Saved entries

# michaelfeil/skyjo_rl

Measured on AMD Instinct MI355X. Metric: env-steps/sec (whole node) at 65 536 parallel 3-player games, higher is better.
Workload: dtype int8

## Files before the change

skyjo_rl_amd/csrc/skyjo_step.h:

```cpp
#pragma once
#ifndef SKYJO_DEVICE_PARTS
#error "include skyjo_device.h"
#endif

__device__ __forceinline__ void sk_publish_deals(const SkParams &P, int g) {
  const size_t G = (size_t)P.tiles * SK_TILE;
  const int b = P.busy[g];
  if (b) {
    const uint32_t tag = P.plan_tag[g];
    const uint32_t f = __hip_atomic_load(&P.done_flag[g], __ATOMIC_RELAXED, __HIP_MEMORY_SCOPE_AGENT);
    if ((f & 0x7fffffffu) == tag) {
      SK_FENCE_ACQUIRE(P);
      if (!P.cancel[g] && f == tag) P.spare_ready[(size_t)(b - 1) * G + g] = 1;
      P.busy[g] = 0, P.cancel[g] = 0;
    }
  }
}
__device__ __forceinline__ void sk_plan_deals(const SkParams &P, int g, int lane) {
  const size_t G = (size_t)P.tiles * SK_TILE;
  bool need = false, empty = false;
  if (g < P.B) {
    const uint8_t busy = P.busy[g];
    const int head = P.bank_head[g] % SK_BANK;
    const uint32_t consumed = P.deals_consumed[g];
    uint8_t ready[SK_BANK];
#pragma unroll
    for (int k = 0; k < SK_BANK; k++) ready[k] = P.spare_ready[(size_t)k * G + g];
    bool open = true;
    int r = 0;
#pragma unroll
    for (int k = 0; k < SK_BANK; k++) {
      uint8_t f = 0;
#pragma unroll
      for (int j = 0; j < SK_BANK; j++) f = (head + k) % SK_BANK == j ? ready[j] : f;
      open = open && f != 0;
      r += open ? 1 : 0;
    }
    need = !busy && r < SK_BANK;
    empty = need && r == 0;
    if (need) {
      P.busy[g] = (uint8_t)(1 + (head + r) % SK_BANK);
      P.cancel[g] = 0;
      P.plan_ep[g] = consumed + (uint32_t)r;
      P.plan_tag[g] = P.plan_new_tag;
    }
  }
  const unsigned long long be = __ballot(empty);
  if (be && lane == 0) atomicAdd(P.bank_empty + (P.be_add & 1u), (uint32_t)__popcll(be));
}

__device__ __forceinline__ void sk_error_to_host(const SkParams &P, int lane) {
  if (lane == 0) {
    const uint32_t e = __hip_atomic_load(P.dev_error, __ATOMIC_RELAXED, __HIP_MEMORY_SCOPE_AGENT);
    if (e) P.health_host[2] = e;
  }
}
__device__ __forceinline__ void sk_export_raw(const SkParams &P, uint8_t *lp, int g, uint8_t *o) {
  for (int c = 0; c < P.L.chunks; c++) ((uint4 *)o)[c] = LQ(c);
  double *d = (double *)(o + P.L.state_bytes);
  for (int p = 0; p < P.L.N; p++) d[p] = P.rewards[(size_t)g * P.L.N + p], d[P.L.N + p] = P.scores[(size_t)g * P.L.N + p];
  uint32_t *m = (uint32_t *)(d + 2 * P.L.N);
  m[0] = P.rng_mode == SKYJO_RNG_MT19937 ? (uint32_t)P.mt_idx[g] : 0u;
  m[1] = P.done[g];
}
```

GOAL OF THE EXERCISE: Copy out the lines above that hold the string "void".

RESULT:
__device__ __forceinline__ void sk_publish_deals(const SkParams &P, int g) {
__device__ __forceinline__ void sk_plan_deals(const SkParams &P, int g, int lane) {
__device__ __forceinline__ void sk_error_to_host(const SkParams &P, int lane) {
__device__ __forceinline__ void sk_export_raw(const SkParams &P, uint8_t *lp, int g, uint8_t *o) {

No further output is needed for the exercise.